The solvent used in reaction 2 is dichloromethane or toluene.

Reaction 3 is that in the formula III, under the action of ammonia water, dimethylamino is replaced by amino to generate 3-amino-2- (2-bromo (iodo) -4-ethoxy-5-nitrobenzoyl) -acrylonitrile (formula IV).

The ammonia source used in reaction 3 includes ammonia gas and various ammonium salts including, but not limited to, ammonium chloride, ammonium carbonate, ammonium bicarbonate, and the like.

The reaction 4 is that the formula IV generates a cyclization reaction under the action of a copper reagent and an acid-binding agent to generate 3-cyano-4-oxo-6-nitro-7-ethoxy-1, 4-dihydroquinoline (formula V).

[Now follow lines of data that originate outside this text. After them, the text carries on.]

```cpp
template <typename T>
DEV int luma_tile(const T *win, int i00, int ws, int fx, int fy, int bit_depth, const T *diff_src, int src_stride, T *pred_out, int pred_stride)
{
    const int8_t *tx = g_tab.luma_tap[fx], *ty = g_tab.luma_tap[fy];
    const int shift1 = bit_depth - 8, shift3 = 14 - bit_depth, maxv = (1 << bit_depth) - 1;
    int acc[8][8];
#pragma unroll
    for (int j = 0; j < 8; j++)
#pragma unroll
        for (int i = 0; i < 8; i++) acc[j][i] = 0;
    for (int r = 0; r < 15; r++) {
        int px[15];
        load_row15(win, i00 + (r - 3) * ws - 3, px);
        int hv[8];
#pragma unroll
        for (int i = 0; i < 8; i++) {
            int v = 0;
#pragma unroll
            for (int k = 0; k < 8; k++) v += tx[k] * px[i + k];
            hv[i] = v >> shift1;
        }
#pragma unroll
        for (int j = 0; j < 8; j++) {
            int k = r - j;
            if (k >= 0 && k < 8) {
                int t = ty[k];
#pragma unroll
                for (int i = 0; i < 8; i++) acc[j][i] += t * hv[i];
            }
        }
    }
    const int off = 1 << (shift3 - 1);
#pragma unroll
    for (int j = 0; j < 8; j++)
#pragma unroll
        for (int i = 0; i < 8; i++) {
            int v = clip3(0, maxv, ((acc[j][i] >> 6) + off) >> shift3);
            if (diff_src) acc[j][i] = (int)diff_src[j * src_stride + i] - v;
            else pred_out[j * pred_stride + i] = (T)v;
        }
    return diff_src ? hadamard8_satd(acc) : 0;
}

DEV int luma_tile(const uint8_t *win, int i00, int ws, int fx, int fy, int bit_depth, const uint8_t *diff_src, int src_stride, uint8_t *pred_out,
                  int pred_stride)
{
    const uint32_t tlo = load_u32(&g_tab.luma_tap[fx][0]), thi = load_u32(&g_tab.luma_tap[fx][4]);
    uint32_t typ[4];
#pragma unroll
    for (int m = 0; m < 4; m++) typ[m] = pack_lo16(g_tab.luma_tap[fy][2 * m], g_tab.luma_tap[fy][2 * m + 1]);
    int acc[8][8], prev[8];
#pragma unroll
    for (int j = 0; j < 8; j++)
#pragma unroll
        for (int i = 0; i < 8; i++) acc[j][i] = 0;
#pragma unroll
    for (int r = 0; r < 15; r++) {
        const int idx = i00 + (r - 3) * ws - 3, off = idx & 3;
        const uint8_t *p = win + (idx - off);
        uint32_t d[5], a[12];
#pragma unroll
        for (int k = 0; k < 5; k++) d[k] = load_u32_aligned(p + 4 * k);
        uint32_t q[4];
#pragma unroll
        for (int k = 0; k < 4; k++) q[k] = align_bytes(d[k + 1], d[k], off) ^ 0x80808080u;
#pragma unroll
        for (int k = 0; k < 3; k++) {
            a[4 * k] = q[k];
            a[4 * k + 1] = align_bytes(q[k + 1], q[k], 1);
            a[4 * k + 2] = align_bytes(q[k + 1], q[k], 2);
            a[4 * k + 3] = align_bytes(q[k + 1], q[k], 3);
        }
        int hv[8];
#pragma unroll
        for (int i = 0; i < 8; i++) hv[i] = dot4_i8(a[i], tlo, dot4_i8(a[i + 4], thi, 128 * 64));
        if (r > 0) {
#pragma unroll
            for (int i = 0; i < 8; i++) {
                const uint32_t pr = pack_lo16(prev[i], hv[i]);
#pragma unroll
                for (int m = 0; m < 4; m++) {
                    const int j = r - 1 - 2 * m;
                    if (j >= 0 && j < 8) acc[j][i] = dot2_i16(pr, typ[m], acc[j][i]);
                }
            }
        }
#pragma unroll
        for (int i = 0; i < 8; i++) prev[i] = hv[i];
    }
    (void)bit_depth;
#pragma unroll
    for (int j = 0; j < 8; j++)
#pragma unroll
        for (int i = 0; i < 8; i++) {
            int v = clip3(0, 255, ((acc[j][i] >> 6) + 32) >> 6);
// ... 804 lines not shown
```

Measured before the change: 5776 frames/s.

## Restructure ME SAD search with duplicated window, packed sums and filtered atomic updates

The integer motion-search window is stored twice in LDS at an offset, so each qsad can read an aligned 64-bit pair with one ds_read_b64 instead of assembling it from two 32-bit loads. SADs stay packed as 16-bit lanes and are combined with pk_add16 and v_mad_u32_u16 into cost keys. A per-node relaxed filter value skips most atomic_min calls on the shared best key. Interior CTUs skip the per-row node-validity mask through a compile-time specialisation, and the stride-96 case gets a constant stride with more unrolling. The price is twice the LDS for the window, which may reduce occupancy, and the filter reads and writes are racy but only act as a hint before the atomic.

```diff
diff --git a/hevc_amd/csrc/kernels/common.h b/hevc_amd/csrc/kernels/common.h
--- a/hevc_amd/csrc/kernels/common.h
+++ b/hevc_amd/csrc/kernels/common.h
@@ -251,6 +251,27 @@
     return out;
 #endif
 }
+template <int HI> DEV uint32_t mad_u16_half(uint32_t packed, uint32_t mul, uint32_t add)
+{
+#if MIHEVC_GPU
+    uint32_t r;
+    if (HI) asm("v_mad_u32_u16 %0, %1, %2, %3 op_sel:[1,0,0,0]" : "=v"(r) : "v"(packed), "s"(mul), "v"(add));
+    else asm("v_mad_u32_u16 %0, %1, %2, %3" : "=v"(r) : "v"(packed), "s"(mul), "v"(add));
+    return r;
+#else
+    return ((packed >> (16 * HI)) & 0xffffu) * (mul & 0xffffu) + add;
+#endif
+}
+DEV uint64_t lds_read_u64(const uint8_t *p)
+{
+#if MIHEVC_GPU
+    return *(const volatile __attribute__((address_space(3))) uint64_t *)p;
+#else
+    uint64_t v;
+    __builtin_memcpy(&v, p, 8);
+    return v;
+#endif
+}
 DEV uint32_t align_bytes(uint32_t hi, uint32_t lo, int shift_bytes)
 {
 #if MIHEVC_GPU
@@ -260,7 +281,7 @@
 #endif
 }
 template <typename T>
-DEV void copy_window(T *lds, int ls, const T *plane, int pstride, int ox, int oy, int w, int h, int lo_x, int hi_x, int lo_y, int hi_y, int tid)
+DEV void copy_window(T *lds, int ls, const T *plane, int pstride, int ox, int oy, int w, int h, int lo_x, int hi_x, int lo_y, int hi_y, int tid, int dup = 0)
 {
     constexpr int per = 4 / (int)sizeof(T);
     constexpr int CH = 6;
@@ -277,7 +298,10 @@
 #pragma unroll
             for (int k = 0; k < CH; k++) {
                 const int r = r0 + k * (NT / 32);
-                if (r < h) __builtin_memcpy(__builtin_assume_aligned(lds + r * ls + d * per, 4), &v[k], 4);
+                if (r < h) {
+                    __builtin_memcpy(__builtin_assume_aligned(lds + r * ls + d * per, 4), &v[k], 4);
+                    if (dup) __builtin_memcpy(__builtin_assume_aligned(lds + dup + r * ls + d * per, 4), &v[k], 4);
+                }
             }
         }
     }
@@ -334,6 +358,8 @@
     __builtin_memcpy(&v, __builtin_assume_aligned(p, 4), 4);
     return v;
 }
+DEV unsigned relaxed_load(const unsigned *p) { return __atomic_load_n(p, __ATOMIC_RELAXED); }
+DEV void relaxed_store(unsigned *p, unsigned v) { __atomic_store_n(p, v, __ATOMIC_RELAXED); }
 DEV void store_u32_aligned(void *p, uint32_t v) { __builtin_memcpy(__builtin_assume_aligned(p, 4), &v, 4); }
 DEV void store4(uint8_t *p, int v0, int v1, int v2, int v3) { store_u32_aligned(p, (uint32_t)v0 | (uint32_t)v1 << 8 | (uint32_t)v2 << 16 | (uint32_t)v3 << 24); }
 DEV void store4(uint16_t *p, int v0, int v1, int v2, int v3)
diff --git a/hevc_amd/csrc/kernels/inter.h b/hevc_amd/csrc/kernels/inter.h
--- a/hevc_amd/csrc/kernels/inter.h
+++ b/hevc_amd/csrc/kernels/inter.h
@@ -1,6 +1,8 @@
 #pragma once
 #include "common.h"
 #include "residual.h"
+
+#include <type_traits>
 
 namespace mihevc {
 
@@ -168,6 +170,7 @@
 template <typename T> struct MeShared {
     uint8_t src[32 * 32];
     unsigned long long best[21];
+    unsigned filt[21];
     uint8_t valid[21];
     unsigned nodeok[2 * MAX_RANGE + 1];
 };
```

The copper reagent used in reaction 4 includes cuprous chloride, cuprous bromide, cuprous iodide, cuprous oxide, copper powder, etc.

The reagent used in the process is easy to be purchased commercially in large quantities, the process operation is simple, and the method is more suitable for industrial scale-up production of the neratinib intermediate 3-cyano-4-oxo-6-nitro-7-ethoxy-1, 4-dihydroquinoline. And the production process generates less waste solids and waste water, is easy to treat and is environment-friendly.

Detailed Description

The following exemplary embodiments are provided to illustrate the present invention, and simple substitutions, modifications and the like of the present invention by those skilled in the art are within the technical scope of the present invention.